Master model training on SageMaker with built-in algorithms, custom training scripts, distributed training, and cost optimization with spot instances.

Built-in Algorithms

SageMaker provides 17+ optimized, built-in algorithms ready to use without writing training code:

AlgorithmTypeUse Case
XGBoostClassification/RegressionTabular data, feature-rich datasets
Linear LearnerClassification/RegressionLinear relationships, high-dimensional data
K-Nearest NeighborsClassification/RegressionSimilarity-based prediction
Image ClassificationComputer VisionImage categorization with ResNet
Object DetectionComputer VisionLocating objects in images
BlazingTextNLPText classification, word embeddings
DeepARTime SeriesForecasting with autoregressive models
K-MeansClusteringUnsupervised grouping

Custom Training Jobs

For custom models, SageMaker supports bringing your own training scripts with popular frameworks:

  • Script mode: Provide a Python training script, and SageMaker handles the infrastructure
  • Framework containers: Pre-built Docker containers for TensorFlow, PyTorch, Scikit-learn, Hugging Face, and XGBoost
  • Custom containers: Build your own Docker container with any framework or dependencies
  • Input channels: Data is automatically downloaded from S3 to the training instance at /opt/ml/input/data/
  • Model output: Save model artifacts to /opt/ml/model/ and SageMaker uploads them to S3
💡
Training workflow: SageMaker provisions instances, downloads your data from S3, runs your training script, saves the model to S3, and then terminates the instances.

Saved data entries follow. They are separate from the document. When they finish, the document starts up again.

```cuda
__global__ void __launch_bounds__(GJ_HS_CHUNK)
k_huff_chunk(const int16_t* __restrict__ coef, const uint64_t* __restrict__ nzmask, const __grid_constant__ gj_scan_layout lay,
             int seg_mcu, int nch, uint8_t* __restrict__ tmp, size_t slot_stride, const gj_dev_enc_tables* __restrict__ tables,
             uint64_t* __restrict__ info, volatile unsigned long long* chunk_status)
{
    gj_pdl_wait();
    extern __shared__ __align__(16) uint32_t hc_smem[];
    uint32_t (*s_ac)[256] = reinterpret_cast<uint32_t (*)[256]>(hc_smem);
    uint32_t (*s_dc)[16] = reinterpret_cast<uint32_t (*)[16]>(hc_smem + 512);
    uint32_t* s_priv = hc_smem + 512 + 32;
    uint32_t* s_head = s_priv + GJ_HS_CHUNK * HC_PRIV + 4;
    int* s_warp = reinterpret_cast<int*>(s_head + GJ_HS_CHUNK * HE_HEAD);

    const int g = blockIdx.x / nch, c = blockIdx.x - g * nch;
    int scan, s;
    const int nblocks = hs_segment(lay, seg_mcu, g, scan, s);
    const int j0 = c * GJ_HS_CHUNK;
    if ( j0 >= nblocks ) return;
    for ( int i = threadIdx.x; i < 512; i += blockDim.x )
        s_ac[i >> 8][i & 255] = tables->lut[i >> 8].ac[i & 255];
    if ( threadIdx.x < 32 ) s_dc[threadIdx.x >> 4][threadIdx.x & 15] = tables->lut[threadIdx.x >> 4].dc[threadIdx.x & 15];
    __syncthreads();

    const int first_mcu = s * seg_mcu, j = j0 + (int)threadIdx.x;
    uint32_t* priv = s_priv + threadIdx.x * HC_PRIV;
    int len = 0;
    if ( j < nblocks ) {
        size_t bi;
        int comp, pd;
        segment_block(lay, scan, first_mcu, j, bi, comp, pd);
        uint32_t* head = s_head + threadIdx.x * HE_HEAD;
        const int16_t* blk = coef + bi * 64;
        const uint64_t nz = __ldg(nzmask + bi);
        const uint4 ha = __ldg(reinterpret_cast<const uint4*>(blk)), hb = __ldg(reinterpret_cast<const uint4*>(blk) + 1);
        int pred = 0;
        if ( j >= pd ) {
            size_t bp;
            int cp, pp;
            segment_block(lay, scan, first_mcu, j - pd, bp, cp, pp);
            pred = __ldg(coef + bp * 64);
        }
        reinterpret_cast<uint4*>(head)[0] = ha;
        reinterpret_cast<uint4*>(head)[1] = hb;
        len = code_block((int)(short)(ha.x & 0xFFFFu), pred, nz, reinterpret_cast<const int16_t*>(head), blk, s_ac, s_dc,
                         lay.comp_tbl[comp], [&](int wi, uint32_t w) { priv[wi] = w; });
    }
    int total;
    const int excl = hs_cta_excl_scan(len, total, s_warp);

    const long long me = blockIdx.x;
    if ( threadIdx.x == 0 ) {
        unsigned long long before = 0;
        if ( c == 0 ) chunk_status[me] = HS_INC | (unsigned long long)total;
        else {
            chunk_status[me] = HS_AGG | (unsigned long long)total;
            before = hs_look_back(chunk_status, me - 1, [&](long long q) { return q - 1 > (long long)g * nch - 1 ? q - 1 : -1ll; });
            chunk_status[me] = HS_INC | (before + (unsigned long long)total);
        }
    }

    const int segblk = seg_mcu * lay.bpm;
    const uint32_t share = (uint32_t)(slot_stride / 4 / (size_t)segblk);
    const int nblk = min(GJ_HS_CHUNK, nblocks - j0);
    const uint32_t nw = ((uint32_t)total + 31u) >> 5;
    if ( nw > (uint32_t)nblk * share ) {
        if ( threadIdx.x == 0 ) {
            atomicOr(reinterpret_cast<unsigned long long*>(info + 1), 2ull);
            const unsigned long long need = (unsigned long long)((nw + nblk - 1) / nblk) * 4ull * (unsigned long long)segblk;
            atomicMax(reinterpret_cast<unsigned long long*>(info + 2), need);
        }
        return;
    }
    uint32_t* area = reinterpret_cast<uint32_t*>(tmp + (size_t)g * slot_stride) + (size_t)j0 * share;
    if ( len ) {
        area[excl >> 5] = 0u;
        area[(excl + len - 1) >> 5] = 0u;
    }
    __syncthreads();
    if ( len ) {
        const int nwb = (len + 31) >> 5;
        const int d0 = excl >> 5, sh = excl & 31, endbit = excl + len;
        uint32_t prev = 0;
        for ( int q = 0; q <= nwb; q++ ) {
            const uint32_t w = q < nwb ? priv[q] : 0u;
            const uint32_t o = sh ? (prev | (w >> sh)) : w;
            prev = sh ? (w << (32 - sh)) : 0u;
            const int d = d0 + q;
            if ( 32 * d >= endbit ) break;
            if ( 32 * d >= excl && 32 * d + 32 <= endbit ) area[d] = o;
            else atomicOr(&area[d], o);
        }
    }
}

__global__ void __launch_bounds__(HT_THREADS)
k_huff_stuff(const uint8_t* __restrict__ tmp, size_t slot_stride, const __grid_constant__ gj_scan_layout lay, int seg_mcu, int nch,
             int tps, const unsigned long long* __restrict__ chunk_status, const uint8_t* __restrict__ sos,
             const __grid_constant__ ScanPrefix pre, uint32_t header_size, uint64_t stream_cap, uint8_t* __restrict__ stream,
             volatile unsigned long long* tile_status, uint64_t* __restrict__ seg_pos, uint64_t* __restrict__ info,
             uint64_t* __restrict__ info_next)
{
    gj_pdl_wait();
    __shared__ __align__(16) uint8_t s_out[2 * GJ_HS_TILE];
    __shared__ unsigned long long s_end[HT_MAXCH];
    __shared__ int s_warp[HT_THREADS / 32];
    __shared__ unsigned long long s_base;
    const int seg_count = lay.scan_seg_begin[GJ_MAX_COMP];
    if ( info[1] & 2ull ) {
        if ( blockIdx.x == 0 && threadIdx.x == 0 && info_next ) info_next[0] = info_next[1] = info_next[2] = info_next[3] = 0ull;
        return;
    }
    const int g = (int)(blockIdx.x / (unsigned)tps);
    const long long i = (long long)blockIdx.x - (long long)g * tps;
    int scan, s;
    const int nblocks = hs_segment(lay, seg_mcu, g, scan, s);
    const int nch_g = gj_hs_chunks(nblocks);
    const unsigned long long* E = chunk_status + (size_t)g * nch;
    const uint64_t bits = E[nch_g - 1] & HS_VALUE;
    const long long ntiles = (long long)gj_hs_tiles(bits);
    if ( i >= ntiles ) return;
    const uint64_t nbytes = gj_hs_seg_bytes(bits);
    const uint64_t P0 = (uint64_t)i * GJ_HS_TILE * 8;
    const uint32_t tile_bytes = (uint32_t)min((uint64_t)GJ_HS_TILE, nbytes - (uint64_t)i * GJ_HS_TILE);

    int lo = 0, hi = nch_g - 1;
    while ( lo < hi ) {
        const int step = (hi - lo + HT_THREADS - 1) / HT_THREADS;
        const int c = lo + (int)threadIdx.x * step;
// ... 789 lines not shown
```

gpujpeg_b200/csrc/gj_internal.h:

```cpp
#ifndef GJ_INTERNAL_H
#define GJ_INTERNAL_H

#include <stddef.h>
#include <stdint.h>
#include <stdio.h>

#include "../../include/gpujpeg_b200.h"

#ifdef __cplusplus
extern "C" {
#endif

#define GJ_MAX_COMP 4
#define GJ_SOS_LEN_1 10

#define GJ_ERR(...) (void)(fprintf(stderr, "[GPUJPEG] [Error] " __VA_ARGS__))
#define GJ_WARN(...) (void)(fprintf(stderr, "[GPUJPEG] [Warning] " __VA_ARGS__))
#define GJ_VERBOSE(v, ...) do { if ( (v) >= GPUJPEG_LL_VERBOSE ) (void)fprintf(stderr, "[GPUJPEG] [Verbose] " __VA_ARGS__); } while ( 0 )
#define GJ_DEBUG(v, ...) do { if ( (v) >= GPUJPEG_LL_DEBUG ) (void)fprintf(stderr, "[GPUJPEG] [Debug] " __VA_ARGS__); } while ( 0 )

extern const uint8_t gj_zigzag_to_natural[64];
extern const uint8_t gj_natural_to_zigzag[64];

struct gj_huff_spec {
    uint8_t bits[17];
    uint8_t vals[256];
    int nvals;
};
void gj_huff_spec_default(int cls , int kind , struct gj_huff_spec* spec);
void gj_huff_spec_optimal(const uint64_t freq[256], struct gj_huff_spec* spec);

void gj_quant_raw(int cls, int quality, uint8_t raw_zz[64]);
void gj_quant_forward_zz(const uint8_t raw_zz[64], float fwd_zz[64]);

struct gj_enc_lut {
    uint32_t ac[256];
    uint32_t dc[16];
};
void gj_enc_lut_build(const struct gj_huff_spec* dc, const struct gj_huff_spec* ac, struct gj_enc_lut* lut);

#define GJ_DEC_LOOK_BITS 9
struct gj_dec_lut {
    uint16_t look[1 << GJ_DEC_LOOK_BITS];
    uint32_t maxcode[18];
    int32_t valoff[18];
    uint8_t vals[256];
};
int gj_dec_lut_build(const struct gj_huff_spec* spec, struct gj_dec_lut* lut);

#define GJ_DEC_FAST_BITS 10
#define GJ_DEC_FAST_SUBS 8
#define GJ_DEC_FAST_TOTAL_SHIFT 7
#define GJ_DEC_FAST_TOTAL_MASK (31u << GJ_DEC_FAST_TOTAL_SHIFT)
#define GJ_DEC_FAST_SIZE_SHIFT 16
struct gj_dec_fast {
    uint32_t e[1 << GJ_DEC_FAST_BITS];
    uint32_t sub[GJ_DEC_FAST_SUBS][1 << (16 - GJ_DEC_FAST_BITS)];
};
void gj_dec_fast_build(const struct gj_huff_spec* spec, int is_ac, struct gj_dec_fast* fast);

#define GJ_MAX_MCU_BLOCKS 10

struct gj_comp_geo {
    int hs, vs;
    int width, height;
    int bcx, bcy;
    int nblk;
    int blk_off;
};

struct gj_scan_layout {
    int simple;
    int interleaved;
    int comp_count;
    int scan_count;
    int bpm;
    int mcu_x;
    int blk_off[GJ_MAX_COMP];
    int bcx[GJ_MAX_COMP];
    int scan_seg_begin[GJ_MAX_COMP + 1];
    int scan_mcus[GJ_MAX_COMP];
    uint8_t idx_comp[GJ_MAX_MCU_BLOCKS], idx_dx[GJ_MAX_MCU_BLOCKS], idx_dy[GJ_MAX_MCU_BLOCKS], idx_pred[GJ_MAX_MCU_BLOCKS];
    uint8_t comp_hs[GJ_MAX_COMP], comp_vs[GJ_MAX_COMP];
    uint8_t comp_tbl[GJ_MAX_COMP];
};

struct gj_geometry {
    int width, height, comp_count;
    int pitch;
    int data_width, data_height;
    int bcx, bcy, nblk;
    int interleaved;
    int restart_interval;
    int seg_mcu;
    int scan_count;
    int comps_per_scan;
// ... 472 lines not shown
```

profiles/k2_times.py:

```python
import os, sys
ROOT = os.path.dirname(os.path.dirname(os.path.abspath(__file__)))
sys.path.insert(0, ROOT); sys.path.insert(0, os.path.join(ROOT, "tests"))
import torch
import _oracle as o
import gpujpeg_b200 as g
size = sys.argv[1] if len(sys.argv) > 1 else "8k"
kind = sys.argv[2] if len(sys.argv) > 2 else "photo"
w, h, rst = {"8k": (7680, 4320, 36), "4k": (3840, 2160, 24), "hd": (1920, 1080, 24)}[size]
d_raw = torch.from_numpy(o.gen_image(kind, w, h)).cuda()
enc = g.Encoder(stream=torch.cuda.current_stream().cuda_stream)
ref = enc.encode(d_raw, 75, rst, 0)
def timeit(fn, n=20):
    for _ in range(3): fn()
    torch.cuda.synchronize()
    e0, e1 = torch.cuda.Event(enable_timing=True), torch.cuda.Event(enable_timing=True)
    e0.record()
    for _ in range(n): fn()
    e1.record(); torch.cuda.synchronize()
    return e0.elapsed_time(e1) / n * 1e3
print(size, kind, "K1 %.1f us  K2 %.1f us  K1+K2 %.1f us  (jpeg %d B)" % (timeit(lambda: enc.run_resident(d_raw, 1)), timeit(lambda: enc.run_resident(d_raw, 2)),
                                                                     timeit(lambda: enc.run_resident(d_raw, 3)), ref.size))
import numpy as np
assert np.array_equal(enc.encode(d_raw, 75, rst, 0), ref)
```

Baseline: 60620.

## Stage per-block coefficients via cp.async into swizzled smem slots in parallel Huffman

```diff
diff --git a/gpujpeg_b200/csrc/gj_encoder.c b/gpujpeg_b200/csrc/gj_encoder.c
--- a/gpujpeg_b200/csrc/gj_encoder.c
+++ b/gpujpeg_b200/csrc/gj_encoder.c
@@ -540,7 +540,7 @@
     if ( e->slot_stride < first_stride || e->slot_stride > g->slot_stride ) e->slot_stride = first_stride;
     size_t tmp_bytes = (size_t)g->seg_count * e->slot_stride + 256;
     const int segblk = g->seg_mcu * g->lay.bpm;
-    size_t spill_bytes = (size_t)g->seg_count * (segblk <= 40 ? segblk : 32) * 32 * sizeof(uint32_t);
+    size_t spill_bytes = (size_t)g->seg_count * (segblk <= 40 ? (size_t)segblk * GJ_HP_SPILL : 32 * 32) * sizeof(uint32_t);
     const size_t split_bytes = gj_huffman_split_status_bytes(g->seg_count, segblk, g->slot_stride);
     if ( grow((void**)&e->d_coef, &e->d_coef_size, coef_bytes) ||
          grow((void**)&e->d_nzmask, &e->d_nzmask_size, g->coef_count / 64 * sizeof(uint64_t)) ||
diff --git a/gpujpeg_b200/csrc/gj_huffman.cu b/gpujpeg_b200/csrc/gj_huffman.cu
--- a/gpujpeg_b200/csrc/gj_huffman.cu
+++ b/gpujpeg_b200/csrc/gj_huffman.cu
@@ -92,9 +92,20 @@
 constexpr int HE_PRIV = 25;
 constexpr int HE_SPILL = 32;
 constexpr int HE_HEAD = 12;
-template <class Put>
-__device__ __forceinline__ int code_block(int dc, int pred, uint64_t nz, const int16_t* head16, const int16_t* __restrict__ blk,
-                                          const uint32_t (*s_ac)[256], const uint32_t (*s_dc)[16], int tbl, Put put)
+struct HeadThenGlobal {
+    const int16_t* head16;
+    const int16_t* blk;
+    __device__ __forceinline__ int operator()(int k) const { return k < 16 ? (int)head16[k] : (int)__ldg(blk + k); }
+};
+struct StagedBlock {
+    const int16_t* slot;
+    int swz;
+    __device__ __forceinline__ int operator()(int k) const { return (int)slot[(((k >> 3) ^ swz) << 3) | (k & 7)]; }
+};
+
+template <class Coef, class Put>
+__device__ __forceinline__ int code_block(int dc, int pred, uint64_t nz, Coef ac, const uint32_t (*s_ac)[256],
+                                          const uint32_t (*s_dc)[16], int tbl, Put put)
 {
     uint64_t acc = 0;
     int nb = 0, wi = 0;
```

You only pay for the time the training job runs — billed per second.

Distributed Training

SageMaker simplifies distributed training across multiple instances and GPUs:

  • Data parallelism: Split data across multiple GPUs/instances — each processes a subset and gradients are synchronized
  • Model parallelism: Split large models across multiple GPUs when a model doesn't fit in a single GPU's memory
  • SageMaker Distributed: Optimized libraries for both data and model parallelism with near-linear scaling
  • Horovod support: Use Horovod for distributed TensorFlow and PyTorch training
  • Multi-GPU instances: Use instances like ml.p3.16xlarge (8 V100 GPUs) or ml.p4d.24xlarge (8 A100 GPUs)

Hyperparameter Tuning

SageMaker Automatic Model Tuning (AMT) finds optimal hyperparameters:

  • Bayesian optimization: Intelligently explores the hyperparameter space based on previous results
  • Random search: Explore hyperparameters randomly for broad coverage
  • Grid search: Exhaustively test all combinations of specified values
  • Warm start: Continue tuning from previous tuning job results
  • Early stopping: Automatically stop poorly-performing training jobs to save resources

Spot Instances

Managed Spot Training can reduce training costs by up to 90%:

  • Automatic checkpointing: SageMaker saves training progress so jobs can resume if interrupted
  • Transparent management: SageMaker handles spot instance acquisition and interruption automatically
  • Max wait time: Set a maximum waiting time for spot capacity to become available
  • Fallback: Optionally fall back to on-demand instances if spot isn't available within your time limit
Pro tip: Always enable managed spot training for non-urgent training jobs. Set use_spot_instances=True and max_wait in your Estimator configuration. The savings are substantial and SageMaker handles all the complexity of checkpointing and resumption.